* [Task brief] Go through the listing below and return each line that includes "ukoff".
───
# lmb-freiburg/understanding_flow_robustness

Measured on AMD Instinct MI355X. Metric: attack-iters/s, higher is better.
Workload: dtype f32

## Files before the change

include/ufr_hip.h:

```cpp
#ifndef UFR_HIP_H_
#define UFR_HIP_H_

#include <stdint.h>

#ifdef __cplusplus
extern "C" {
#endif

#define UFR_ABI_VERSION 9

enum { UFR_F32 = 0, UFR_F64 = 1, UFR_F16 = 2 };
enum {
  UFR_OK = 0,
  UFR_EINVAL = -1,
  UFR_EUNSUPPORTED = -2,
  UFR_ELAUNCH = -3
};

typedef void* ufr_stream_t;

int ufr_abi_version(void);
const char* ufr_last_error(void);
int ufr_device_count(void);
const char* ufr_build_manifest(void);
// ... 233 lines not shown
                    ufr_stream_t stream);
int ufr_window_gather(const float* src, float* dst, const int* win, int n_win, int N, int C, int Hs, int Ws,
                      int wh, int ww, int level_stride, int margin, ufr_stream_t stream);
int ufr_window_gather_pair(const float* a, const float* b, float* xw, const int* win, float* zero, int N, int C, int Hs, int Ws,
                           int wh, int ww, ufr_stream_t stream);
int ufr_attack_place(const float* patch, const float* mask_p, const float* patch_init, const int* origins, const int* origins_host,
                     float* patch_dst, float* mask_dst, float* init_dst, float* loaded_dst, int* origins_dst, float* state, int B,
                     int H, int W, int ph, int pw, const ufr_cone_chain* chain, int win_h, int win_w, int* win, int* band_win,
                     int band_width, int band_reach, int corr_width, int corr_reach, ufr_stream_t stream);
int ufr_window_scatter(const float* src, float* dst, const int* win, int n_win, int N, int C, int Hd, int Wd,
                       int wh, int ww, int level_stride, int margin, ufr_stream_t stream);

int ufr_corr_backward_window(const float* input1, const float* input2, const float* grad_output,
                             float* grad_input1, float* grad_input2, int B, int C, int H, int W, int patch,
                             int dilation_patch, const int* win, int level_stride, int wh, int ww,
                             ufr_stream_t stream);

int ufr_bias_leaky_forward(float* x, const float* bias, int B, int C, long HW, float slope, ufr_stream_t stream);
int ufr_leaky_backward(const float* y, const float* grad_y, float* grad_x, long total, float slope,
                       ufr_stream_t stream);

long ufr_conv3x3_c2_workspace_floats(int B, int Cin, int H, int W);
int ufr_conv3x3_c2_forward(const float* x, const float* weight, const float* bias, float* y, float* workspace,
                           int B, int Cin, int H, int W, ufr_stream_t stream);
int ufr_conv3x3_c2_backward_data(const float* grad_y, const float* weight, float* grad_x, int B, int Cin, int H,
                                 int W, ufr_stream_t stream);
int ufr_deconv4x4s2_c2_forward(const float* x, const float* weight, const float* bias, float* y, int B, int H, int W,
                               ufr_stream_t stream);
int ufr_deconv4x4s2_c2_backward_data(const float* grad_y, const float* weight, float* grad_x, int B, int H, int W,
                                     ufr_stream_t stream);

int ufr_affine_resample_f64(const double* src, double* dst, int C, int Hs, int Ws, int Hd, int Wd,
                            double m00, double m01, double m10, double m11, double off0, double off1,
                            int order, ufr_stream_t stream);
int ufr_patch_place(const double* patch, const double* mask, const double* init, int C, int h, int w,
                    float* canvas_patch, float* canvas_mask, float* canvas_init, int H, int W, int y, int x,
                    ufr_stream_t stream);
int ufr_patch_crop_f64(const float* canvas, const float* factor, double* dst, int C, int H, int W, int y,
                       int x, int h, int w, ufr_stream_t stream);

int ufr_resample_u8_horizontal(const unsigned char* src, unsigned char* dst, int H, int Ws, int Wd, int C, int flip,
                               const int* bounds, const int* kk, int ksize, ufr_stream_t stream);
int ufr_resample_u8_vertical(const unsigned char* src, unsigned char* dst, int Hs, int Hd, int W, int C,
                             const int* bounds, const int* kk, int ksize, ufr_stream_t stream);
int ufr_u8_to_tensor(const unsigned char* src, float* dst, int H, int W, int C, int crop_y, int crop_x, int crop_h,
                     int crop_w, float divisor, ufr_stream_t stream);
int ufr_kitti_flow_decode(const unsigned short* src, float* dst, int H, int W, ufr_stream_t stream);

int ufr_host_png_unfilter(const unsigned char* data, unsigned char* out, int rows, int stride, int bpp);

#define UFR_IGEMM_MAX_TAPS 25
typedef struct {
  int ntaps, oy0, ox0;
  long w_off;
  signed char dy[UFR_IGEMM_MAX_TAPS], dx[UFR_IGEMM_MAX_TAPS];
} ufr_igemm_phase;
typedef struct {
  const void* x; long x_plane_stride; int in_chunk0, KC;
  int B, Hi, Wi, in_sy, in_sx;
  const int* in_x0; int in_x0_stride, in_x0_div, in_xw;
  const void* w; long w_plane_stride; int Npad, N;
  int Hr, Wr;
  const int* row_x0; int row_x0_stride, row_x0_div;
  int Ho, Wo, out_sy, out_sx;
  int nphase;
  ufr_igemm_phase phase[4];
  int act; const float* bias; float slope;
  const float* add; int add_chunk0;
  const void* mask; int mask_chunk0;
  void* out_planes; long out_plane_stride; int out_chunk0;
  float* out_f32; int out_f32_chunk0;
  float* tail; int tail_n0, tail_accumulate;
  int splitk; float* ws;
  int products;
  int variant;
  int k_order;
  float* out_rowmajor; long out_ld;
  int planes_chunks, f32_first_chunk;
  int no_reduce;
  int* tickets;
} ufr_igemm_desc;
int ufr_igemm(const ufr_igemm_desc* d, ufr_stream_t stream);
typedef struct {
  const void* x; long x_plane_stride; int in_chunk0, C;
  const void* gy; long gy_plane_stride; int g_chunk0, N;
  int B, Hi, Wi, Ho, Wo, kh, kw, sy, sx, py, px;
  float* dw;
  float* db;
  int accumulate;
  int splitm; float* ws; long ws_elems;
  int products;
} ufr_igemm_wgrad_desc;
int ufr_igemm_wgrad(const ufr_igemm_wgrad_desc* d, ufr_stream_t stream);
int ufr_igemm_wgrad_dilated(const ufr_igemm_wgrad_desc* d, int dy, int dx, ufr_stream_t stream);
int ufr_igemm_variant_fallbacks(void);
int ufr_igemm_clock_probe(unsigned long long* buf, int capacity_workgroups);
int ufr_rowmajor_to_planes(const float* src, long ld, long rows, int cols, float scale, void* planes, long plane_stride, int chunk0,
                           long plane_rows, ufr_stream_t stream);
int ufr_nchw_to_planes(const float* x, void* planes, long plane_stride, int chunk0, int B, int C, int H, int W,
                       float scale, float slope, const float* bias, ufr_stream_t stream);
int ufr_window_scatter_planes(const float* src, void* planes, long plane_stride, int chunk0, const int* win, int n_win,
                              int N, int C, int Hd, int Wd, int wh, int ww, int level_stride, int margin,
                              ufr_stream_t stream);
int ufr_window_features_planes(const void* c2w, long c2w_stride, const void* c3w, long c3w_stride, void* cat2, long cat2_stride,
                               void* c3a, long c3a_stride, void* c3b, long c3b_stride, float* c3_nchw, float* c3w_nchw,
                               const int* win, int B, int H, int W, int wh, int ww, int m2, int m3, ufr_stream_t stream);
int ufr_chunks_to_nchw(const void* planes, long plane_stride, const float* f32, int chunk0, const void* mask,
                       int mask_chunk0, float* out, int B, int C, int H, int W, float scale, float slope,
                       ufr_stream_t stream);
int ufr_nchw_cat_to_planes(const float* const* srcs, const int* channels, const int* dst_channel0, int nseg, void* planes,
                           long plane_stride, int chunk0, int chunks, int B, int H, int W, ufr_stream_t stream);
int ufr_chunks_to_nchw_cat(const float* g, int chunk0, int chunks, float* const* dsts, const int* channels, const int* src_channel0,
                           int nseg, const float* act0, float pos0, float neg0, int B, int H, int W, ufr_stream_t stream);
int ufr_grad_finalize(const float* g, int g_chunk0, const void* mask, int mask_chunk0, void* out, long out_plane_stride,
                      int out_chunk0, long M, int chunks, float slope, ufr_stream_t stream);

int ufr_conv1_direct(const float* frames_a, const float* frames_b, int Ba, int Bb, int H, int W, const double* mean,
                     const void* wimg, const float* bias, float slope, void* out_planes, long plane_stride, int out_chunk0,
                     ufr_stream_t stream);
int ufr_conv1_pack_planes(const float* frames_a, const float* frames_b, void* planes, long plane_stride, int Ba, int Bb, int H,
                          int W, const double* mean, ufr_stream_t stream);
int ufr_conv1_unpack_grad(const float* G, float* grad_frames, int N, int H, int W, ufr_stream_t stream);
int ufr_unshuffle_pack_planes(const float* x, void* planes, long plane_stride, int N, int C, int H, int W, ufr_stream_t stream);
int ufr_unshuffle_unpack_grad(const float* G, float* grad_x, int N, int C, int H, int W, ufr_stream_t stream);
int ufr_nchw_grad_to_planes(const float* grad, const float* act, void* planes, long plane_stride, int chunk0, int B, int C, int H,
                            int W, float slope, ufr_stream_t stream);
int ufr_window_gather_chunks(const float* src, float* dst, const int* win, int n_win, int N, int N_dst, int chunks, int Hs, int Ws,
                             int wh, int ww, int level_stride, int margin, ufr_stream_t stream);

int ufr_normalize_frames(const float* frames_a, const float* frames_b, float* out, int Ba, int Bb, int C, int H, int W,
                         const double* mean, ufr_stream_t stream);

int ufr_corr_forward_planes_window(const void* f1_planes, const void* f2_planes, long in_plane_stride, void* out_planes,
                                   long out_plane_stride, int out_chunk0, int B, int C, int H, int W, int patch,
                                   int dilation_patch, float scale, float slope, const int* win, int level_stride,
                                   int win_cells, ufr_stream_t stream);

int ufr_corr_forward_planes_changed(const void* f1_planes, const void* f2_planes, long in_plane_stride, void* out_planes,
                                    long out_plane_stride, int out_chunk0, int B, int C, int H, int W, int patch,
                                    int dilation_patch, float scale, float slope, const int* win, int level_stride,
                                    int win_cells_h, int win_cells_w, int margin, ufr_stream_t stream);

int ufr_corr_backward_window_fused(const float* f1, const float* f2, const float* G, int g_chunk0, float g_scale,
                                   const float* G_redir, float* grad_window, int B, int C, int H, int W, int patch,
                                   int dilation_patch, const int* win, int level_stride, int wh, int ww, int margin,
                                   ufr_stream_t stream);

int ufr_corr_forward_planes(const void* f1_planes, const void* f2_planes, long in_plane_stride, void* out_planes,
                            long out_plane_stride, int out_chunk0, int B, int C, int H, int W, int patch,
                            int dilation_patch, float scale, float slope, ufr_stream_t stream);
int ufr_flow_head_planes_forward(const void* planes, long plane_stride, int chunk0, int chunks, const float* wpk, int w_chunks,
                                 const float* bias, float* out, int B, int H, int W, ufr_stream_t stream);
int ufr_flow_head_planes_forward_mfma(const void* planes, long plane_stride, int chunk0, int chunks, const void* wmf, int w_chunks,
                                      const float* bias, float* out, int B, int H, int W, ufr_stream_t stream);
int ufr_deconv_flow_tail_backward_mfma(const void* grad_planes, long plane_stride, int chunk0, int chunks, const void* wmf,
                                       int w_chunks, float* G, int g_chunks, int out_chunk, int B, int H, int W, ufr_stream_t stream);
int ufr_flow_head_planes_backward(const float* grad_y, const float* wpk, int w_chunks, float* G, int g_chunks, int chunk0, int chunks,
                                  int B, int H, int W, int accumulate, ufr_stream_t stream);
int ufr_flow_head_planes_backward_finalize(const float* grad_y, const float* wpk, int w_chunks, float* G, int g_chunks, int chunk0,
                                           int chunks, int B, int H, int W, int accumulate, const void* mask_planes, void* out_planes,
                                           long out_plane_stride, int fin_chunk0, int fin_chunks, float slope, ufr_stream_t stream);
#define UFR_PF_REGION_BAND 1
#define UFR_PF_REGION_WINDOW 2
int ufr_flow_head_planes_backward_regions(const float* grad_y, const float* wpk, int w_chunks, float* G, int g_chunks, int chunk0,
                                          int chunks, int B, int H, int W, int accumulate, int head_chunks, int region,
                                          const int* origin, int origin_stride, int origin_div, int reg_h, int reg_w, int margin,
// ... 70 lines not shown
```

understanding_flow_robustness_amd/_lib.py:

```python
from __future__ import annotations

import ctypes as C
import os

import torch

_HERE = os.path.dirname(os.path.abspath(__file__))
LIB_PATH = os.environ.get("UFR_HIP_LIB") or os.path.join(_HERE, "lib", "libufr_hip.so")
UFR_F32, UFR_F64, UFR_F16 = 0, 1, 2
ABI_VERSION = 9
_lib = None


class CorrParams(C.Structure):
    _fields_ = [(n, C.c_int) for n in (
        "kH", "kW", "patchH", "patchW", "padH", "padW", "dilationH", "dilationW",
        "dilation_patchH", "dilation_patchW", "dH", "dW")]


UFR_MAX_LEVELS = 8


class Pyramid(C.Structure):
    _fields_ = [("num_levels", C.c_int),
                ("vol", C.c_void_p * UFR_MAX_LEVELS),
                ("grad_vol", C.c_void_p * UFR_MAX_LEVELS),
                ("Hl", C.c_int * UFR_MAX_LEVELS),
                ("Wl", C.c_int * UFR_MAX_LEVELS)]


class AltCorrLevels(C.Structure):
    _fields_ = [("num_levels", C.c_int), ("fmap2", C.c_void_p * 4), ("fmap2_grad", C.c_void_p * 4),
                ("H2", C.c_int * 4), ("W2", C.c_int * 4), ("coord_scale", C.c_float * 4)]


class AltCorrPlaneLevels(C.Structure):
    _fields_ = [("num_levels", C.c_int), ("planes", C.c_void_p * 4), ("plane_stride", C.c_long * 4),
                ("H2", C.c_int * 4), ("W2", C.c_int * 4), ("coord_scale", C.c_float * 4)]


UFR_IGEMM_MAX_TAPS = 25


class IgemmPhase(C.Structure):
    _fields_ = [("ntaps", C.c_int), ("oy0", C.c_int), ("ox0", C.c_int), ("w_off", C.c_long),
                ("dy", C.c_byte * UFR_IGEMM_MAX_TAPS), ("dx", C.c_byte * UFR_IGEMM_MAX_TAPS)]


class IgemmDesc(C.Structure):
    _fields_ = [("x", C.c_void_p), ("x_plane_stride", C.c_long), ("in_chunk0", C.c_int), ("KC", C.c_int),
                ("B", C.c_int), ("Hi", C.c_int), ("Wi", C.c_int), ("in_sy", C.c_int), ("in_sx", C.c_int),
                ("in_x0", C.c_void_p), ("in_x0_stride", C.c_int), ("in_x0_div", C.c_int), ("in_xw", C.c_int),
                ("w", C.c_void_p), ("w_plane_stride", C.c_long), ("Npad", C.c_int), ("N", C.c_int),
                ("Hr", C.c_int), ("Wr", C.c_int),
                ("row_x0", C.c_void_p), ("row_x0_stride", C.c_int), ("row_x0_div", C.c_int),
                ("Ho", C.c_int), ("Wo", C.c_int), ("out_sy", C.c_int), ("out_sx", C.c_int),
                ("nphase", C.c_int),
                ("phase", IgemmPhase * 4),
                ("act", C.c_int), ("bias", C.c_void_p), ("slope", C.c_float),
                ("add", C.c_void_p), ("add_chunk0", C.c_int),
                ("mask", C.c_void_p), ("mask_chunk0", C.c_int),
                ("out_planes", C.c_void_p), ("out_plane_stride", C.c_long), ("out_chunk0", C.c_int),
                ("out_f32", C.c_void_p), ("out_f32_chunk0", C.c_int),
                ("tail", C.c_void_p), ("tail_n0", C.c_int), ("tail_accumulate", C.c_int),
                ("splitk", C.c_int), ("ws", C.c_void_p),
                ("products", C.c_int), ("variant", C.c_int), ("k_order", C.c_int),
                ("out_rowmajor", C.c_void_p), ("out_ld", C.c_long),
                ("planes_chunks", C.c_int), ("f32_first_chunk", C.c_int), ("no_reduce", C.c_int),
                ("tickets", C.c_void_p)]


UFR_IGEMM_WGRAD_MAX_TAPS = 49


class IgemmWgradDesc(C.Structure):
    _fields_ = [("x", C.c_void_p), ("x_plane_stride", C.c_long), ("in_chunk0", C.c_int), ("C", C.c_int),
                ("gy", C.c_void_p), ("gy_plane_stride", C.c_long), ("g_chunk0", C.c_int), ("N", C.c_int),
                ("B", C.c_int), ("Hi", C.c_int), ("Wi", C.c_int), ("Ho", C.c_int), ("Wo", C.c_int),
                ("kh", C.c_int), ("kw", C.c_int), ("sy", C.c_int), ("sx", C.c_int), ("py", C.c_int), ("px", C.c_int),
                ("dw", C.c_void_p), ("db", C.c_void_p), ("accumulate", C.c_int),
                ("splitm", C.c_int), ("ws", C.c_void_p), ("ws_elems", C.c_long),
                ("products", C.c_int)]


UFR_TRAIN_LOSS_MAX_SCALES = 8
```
───
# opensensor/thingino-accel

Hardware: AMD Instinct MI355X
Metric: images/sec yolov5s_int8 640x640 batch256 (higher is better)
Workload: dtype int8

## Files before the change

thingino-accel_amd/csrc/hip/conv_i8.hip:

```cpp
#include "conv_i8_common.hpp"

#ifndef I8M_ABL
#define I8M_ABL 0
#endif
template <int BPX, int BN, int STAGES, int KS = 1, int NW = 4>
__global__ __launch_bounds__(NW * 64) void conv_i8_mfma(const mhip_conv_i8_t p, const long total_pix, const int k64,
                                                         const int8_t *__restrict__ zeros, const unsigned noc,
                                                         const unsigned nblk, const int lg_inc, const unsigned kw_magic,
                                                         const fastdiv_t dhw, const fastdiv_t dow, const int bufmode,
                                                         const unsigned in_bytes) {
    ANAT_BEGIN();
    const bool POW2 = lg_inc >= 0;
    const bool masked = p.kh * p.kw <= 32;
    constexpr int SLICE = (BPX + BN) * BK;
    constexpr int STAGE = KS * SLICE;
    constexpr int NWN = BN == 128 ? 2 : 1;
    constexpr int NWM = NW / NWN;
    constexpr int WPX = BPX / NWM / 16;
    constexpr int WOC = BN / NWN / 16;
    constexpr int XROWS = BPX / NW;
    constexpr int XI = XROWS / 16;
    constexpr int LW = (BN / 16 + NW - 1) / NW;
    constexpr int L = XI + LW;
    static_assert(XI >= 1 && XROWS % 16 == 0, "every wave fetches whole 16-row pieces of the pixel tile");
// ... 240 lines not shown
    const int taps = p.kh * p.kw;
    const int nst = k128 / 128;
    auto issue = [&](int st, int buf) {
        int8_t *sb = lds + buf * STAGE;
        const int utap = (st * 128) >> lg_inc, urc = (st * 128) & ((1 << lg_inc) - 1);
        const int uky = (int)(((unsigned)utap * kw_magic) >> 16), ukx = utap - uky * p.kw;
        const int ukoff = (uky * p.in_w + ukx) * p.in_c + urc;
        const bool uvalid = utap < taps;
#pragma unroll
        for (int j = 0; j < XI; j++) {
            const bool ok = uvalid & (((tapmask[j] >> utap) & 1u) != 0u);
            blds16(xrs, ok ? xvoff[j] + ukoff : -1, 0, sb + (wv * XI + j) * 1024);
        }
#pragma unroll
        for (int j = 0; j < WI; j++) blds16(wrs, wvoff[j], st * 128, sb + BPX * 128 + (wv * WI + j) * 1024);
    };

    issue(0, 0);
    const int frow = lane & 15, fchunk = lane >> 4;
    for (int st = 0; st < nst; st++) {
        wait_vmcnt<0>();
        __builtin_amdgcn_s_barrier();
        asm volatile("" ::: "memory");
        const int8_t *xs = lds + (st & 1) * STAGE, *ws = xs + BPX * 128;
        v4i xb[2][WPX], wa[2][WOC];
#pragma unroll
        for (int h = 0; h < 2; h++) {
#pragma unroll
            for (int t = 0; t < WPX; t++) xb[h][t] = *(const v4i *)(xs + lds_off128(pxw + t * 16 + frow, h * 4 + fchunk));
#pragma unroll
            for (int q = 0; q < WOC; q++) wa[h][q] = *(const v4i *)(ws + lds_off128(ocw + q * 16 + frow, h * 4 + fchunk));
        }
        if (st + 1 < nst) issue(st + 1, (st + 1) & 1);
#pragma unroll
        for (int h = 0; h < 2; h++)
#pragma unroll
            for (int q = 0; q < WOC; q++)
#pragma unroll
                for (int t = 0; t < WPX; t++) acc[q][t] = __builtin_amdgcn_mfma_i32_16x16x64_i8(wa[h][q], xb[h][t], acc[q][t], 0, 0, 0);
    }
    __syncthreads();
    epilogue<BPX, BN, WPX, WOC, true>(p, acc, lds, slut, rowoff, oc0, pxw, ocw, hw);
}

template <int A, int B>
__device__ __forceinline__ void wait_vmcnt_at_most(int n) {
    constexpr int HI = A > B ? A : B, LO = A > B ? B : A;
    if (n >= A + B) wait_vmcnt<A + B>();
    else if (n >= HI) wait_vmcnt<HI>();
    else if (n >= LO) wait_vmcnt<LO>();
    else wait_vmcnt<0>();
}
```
───
* [Task result]
        const int ukoff = (uky * p.in_w + ukx) * p.in_c + urc;
            blds16(xrs, ok ? xvoff[j] + ukoff : -1, 0, sb + (wv * XI + j) * 1024);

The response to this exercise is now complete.